| TO DO |
Look through the material below and report every line that includes "encode".

| RECORD SET |
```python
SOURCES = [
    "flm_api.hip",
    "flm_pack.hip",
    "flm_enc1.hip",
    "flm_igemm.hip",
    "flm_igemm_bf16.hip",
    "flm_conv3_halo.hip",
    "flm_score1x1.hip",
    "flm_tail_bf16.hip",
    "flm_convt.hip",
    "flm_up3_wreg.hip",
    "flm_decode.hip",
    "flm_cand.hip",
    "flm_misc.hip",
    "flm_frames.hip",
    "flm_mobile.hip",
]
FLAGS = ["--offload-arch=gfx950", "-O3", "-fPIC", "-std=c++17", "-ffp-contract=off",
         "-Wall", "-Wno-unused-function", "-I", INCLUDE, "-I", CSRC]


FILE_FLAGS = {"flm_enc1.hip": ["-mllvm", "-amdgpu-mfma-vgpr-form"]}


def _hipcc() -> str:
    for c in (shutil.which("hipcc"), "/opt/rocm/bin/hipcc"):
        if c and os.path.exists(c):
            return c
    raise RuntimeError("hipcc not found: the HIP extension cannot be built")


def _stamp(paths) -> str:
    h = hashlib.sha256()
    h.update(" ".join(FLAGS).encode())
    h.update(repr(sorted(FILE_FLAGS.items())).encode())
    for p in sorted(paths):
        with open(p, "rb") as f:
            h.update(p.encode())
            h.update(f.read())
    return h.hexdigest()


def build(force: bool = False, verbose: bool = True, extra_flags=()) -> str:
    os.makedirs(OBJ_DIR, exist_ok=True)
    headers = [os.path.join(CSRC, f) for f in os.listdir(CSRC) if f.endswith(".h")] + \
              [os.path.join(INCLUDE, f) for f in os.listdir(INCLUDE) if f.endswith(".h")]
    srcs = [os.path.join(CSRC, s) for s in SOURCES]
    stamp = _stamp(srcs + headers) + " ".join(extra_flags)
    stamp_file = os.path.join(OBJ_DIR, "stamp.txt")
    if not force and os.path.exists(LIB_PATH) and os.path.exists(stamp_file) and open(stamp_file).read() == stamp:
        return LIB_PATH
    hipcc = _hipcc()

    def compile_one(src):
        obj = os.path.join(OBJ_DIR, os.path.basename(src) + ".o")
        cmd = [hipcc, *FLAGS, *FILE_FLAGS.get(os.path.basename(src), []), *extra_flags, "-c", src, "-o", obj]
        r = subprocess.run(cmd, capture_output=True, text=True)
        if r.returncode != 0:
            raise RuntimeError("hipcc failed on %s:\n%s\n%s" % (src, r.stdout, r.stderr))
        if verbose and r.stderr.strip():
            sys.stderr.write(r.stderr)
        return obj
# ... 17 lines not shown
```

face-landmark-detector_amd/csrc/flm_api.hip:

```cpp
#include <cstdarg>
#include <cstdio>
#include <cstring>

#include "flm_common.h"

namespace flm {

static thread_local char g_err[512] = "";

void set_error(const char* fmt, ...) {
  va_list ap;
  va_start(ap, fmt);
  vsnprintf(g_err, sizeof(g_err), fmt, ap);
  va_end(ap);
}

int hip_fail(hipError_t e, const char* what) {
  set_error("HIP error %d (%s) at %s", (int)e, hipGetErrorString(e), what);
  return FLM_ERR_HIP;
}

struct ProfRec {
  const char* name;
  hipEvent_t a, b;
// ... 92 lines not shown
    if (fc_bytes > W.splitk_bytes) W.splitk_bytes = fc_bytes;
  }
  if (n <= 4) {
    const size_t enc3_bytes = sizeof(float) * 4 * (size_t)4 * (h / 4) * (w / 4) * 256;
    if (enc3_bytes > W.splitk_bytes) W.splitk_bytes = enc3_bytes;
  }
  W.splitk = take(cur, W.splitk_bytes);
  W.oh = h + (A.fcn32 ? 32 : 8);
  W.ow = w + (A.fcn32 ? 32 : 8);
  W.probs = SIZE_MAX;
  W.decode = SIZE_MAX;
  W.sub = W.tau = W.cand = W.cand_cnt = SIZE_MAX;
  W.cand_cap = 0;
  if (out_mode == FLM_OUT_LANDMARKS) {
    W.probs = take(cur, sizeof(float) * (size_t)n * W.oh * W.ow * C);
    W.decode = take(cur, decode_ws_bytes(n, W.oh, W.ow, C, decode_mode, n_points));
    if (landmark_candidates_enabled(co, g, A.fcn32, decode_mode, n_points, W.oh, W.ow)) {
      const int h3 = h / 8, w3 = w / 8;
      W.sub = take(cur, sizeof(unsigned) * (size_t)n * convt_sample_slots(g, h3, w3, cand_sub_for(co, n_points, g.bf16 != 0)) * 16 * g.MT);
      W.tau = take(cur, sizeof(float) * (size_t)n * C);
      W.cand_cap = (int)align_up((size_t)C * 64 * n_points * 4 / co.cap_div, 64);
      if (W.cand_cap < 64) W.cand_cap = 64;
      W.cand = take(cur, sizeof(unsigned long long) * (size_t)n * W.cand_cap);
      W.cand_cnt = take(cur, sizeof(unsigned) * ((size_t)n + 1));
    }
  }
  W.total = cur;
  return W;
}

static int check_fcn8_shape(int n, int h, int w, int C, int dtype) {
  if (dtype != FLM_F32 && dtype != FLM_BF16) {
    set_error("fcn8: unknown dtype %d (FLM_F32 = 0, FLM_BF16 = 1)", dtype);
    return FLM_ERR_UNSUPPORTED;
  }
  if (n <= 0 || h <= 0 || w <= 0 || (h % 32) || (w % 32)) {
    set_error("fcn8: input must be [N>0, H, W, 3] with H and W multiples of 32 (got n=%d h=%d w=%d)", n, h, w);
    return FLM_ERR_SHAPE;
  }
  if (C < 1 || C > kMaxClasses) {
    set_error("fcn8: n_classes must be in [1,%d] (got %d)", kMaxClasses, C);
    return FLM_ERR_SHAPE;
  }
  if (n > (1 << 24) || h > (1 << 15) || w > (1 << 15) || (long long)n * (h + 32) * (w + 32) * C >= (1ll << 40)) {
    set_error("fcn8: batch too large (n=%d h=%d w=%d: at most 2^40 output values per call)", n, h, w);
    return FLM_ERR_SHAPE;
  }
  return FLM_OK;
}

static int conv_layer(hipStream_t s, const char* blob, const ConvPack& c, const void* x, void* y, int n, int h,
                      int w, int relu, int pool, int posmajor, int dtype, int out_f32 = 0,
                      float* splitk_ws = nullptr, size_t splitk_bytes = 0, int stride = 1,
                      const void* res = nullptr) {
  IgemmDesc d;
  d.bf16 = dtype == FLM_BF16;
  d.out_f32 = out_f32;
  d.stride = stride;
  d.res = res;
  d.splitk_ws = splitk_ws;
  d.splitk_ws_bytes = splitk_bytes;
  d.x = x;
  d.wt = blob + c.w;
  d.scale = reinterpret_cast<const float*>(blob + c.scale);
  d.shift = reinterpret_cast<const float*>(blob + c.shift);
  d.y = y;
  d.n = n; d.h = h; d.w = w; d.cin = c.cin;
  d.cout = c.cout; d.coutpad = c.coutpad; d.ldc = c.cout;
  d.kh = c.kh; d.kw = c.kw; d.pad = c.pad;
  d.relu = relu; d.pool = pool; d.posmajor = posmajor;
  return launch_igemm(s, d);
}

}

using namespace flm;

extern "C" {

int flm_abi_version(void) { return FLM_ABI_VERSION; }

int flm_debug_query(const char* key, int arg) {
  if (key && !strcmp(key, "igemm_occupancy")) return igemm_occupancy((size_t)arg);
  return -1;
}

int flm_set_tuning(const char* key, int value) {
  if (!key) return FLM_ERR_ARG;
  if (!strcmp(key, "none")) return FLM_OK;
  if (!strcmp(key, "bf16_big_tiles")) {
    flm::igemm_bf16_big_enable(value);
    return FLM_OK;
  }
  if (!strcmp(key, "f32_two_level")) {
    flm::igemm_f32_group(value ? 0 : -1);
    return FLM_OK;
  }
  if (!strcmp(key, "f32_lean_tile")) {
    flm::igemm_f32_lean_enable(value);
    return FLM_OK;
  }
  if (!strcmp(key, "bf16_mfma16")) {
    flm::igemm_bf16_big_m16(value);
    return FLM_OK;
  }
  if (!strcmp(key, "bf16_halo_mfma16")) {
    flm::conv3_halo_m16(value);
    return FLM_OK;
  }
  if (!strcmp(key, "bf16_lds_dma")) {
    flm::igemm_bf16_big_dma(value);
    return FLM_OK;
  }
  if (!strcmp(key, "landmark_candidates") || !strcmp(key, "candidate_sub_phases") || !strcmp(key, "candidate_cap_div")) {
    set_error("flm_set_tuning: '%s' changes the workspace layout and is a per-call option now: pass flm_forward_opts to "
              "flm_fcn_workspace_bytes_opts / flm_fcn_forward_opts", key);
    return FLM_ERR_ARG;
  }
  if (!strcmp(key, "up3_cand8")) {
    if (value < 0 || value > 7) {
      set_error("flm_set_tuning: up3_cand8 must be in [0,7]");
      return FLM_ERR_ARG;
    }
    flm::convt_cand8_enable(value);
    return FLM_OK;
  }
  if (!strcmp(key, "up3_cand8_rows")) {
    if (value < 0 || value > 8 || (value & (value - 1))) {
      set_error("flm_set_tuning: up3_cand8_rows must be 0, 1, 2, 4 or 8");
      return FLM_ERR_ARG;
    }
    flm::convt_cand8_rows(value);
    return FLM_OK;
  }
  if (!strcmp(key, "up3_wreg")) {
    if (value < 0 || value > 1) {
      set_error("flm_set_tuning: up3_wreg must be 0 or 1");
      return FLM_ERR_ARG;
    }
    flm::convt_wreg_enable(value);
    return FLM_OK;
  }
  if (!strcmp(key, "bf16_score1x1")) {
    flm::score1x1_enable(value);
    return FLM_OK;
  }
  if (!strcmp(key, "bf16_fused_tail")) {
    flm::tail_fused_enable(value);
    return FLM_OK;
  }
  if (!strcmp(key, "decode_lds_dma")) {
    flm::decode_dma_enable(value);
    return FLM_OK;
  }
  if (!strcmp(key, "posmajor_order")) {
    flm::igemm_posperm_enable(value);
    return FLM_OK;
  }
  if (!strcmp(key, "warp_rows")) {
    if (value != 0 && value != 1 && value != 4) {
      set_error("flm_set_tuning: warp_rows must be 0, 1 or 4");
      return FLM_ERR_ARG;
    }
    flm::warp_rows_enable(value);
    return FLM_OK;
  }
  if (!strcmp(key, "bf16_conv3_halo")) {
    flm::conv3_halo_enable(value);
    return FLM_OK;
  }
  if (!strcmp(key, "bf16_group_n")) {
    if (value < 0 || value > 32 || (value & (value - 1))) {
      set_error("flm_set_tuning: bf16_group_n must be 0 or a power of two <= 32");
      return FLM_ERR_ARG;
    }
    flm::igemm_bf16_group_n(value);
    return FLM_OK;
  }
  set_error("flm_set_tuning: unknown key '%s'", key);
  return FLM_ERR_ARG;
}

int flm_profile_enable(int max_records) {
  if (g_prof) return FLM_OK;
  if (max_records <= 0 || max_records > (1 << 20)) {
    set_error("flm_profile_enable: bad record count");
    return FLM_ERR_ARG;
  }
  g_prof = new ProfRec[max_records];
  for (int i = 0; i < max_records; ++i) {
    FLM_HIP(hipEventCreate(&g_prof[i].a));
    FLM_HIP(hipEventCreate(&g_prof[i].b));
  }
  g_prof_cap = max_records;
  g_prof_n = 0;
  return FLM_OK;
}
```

| SOLUTION BELOW |
    h.update(" ".join(FLAGS).encode())
    h.update(repr(sorted(FILE_FLAGS.items())).encode())
            h.update(p.encode())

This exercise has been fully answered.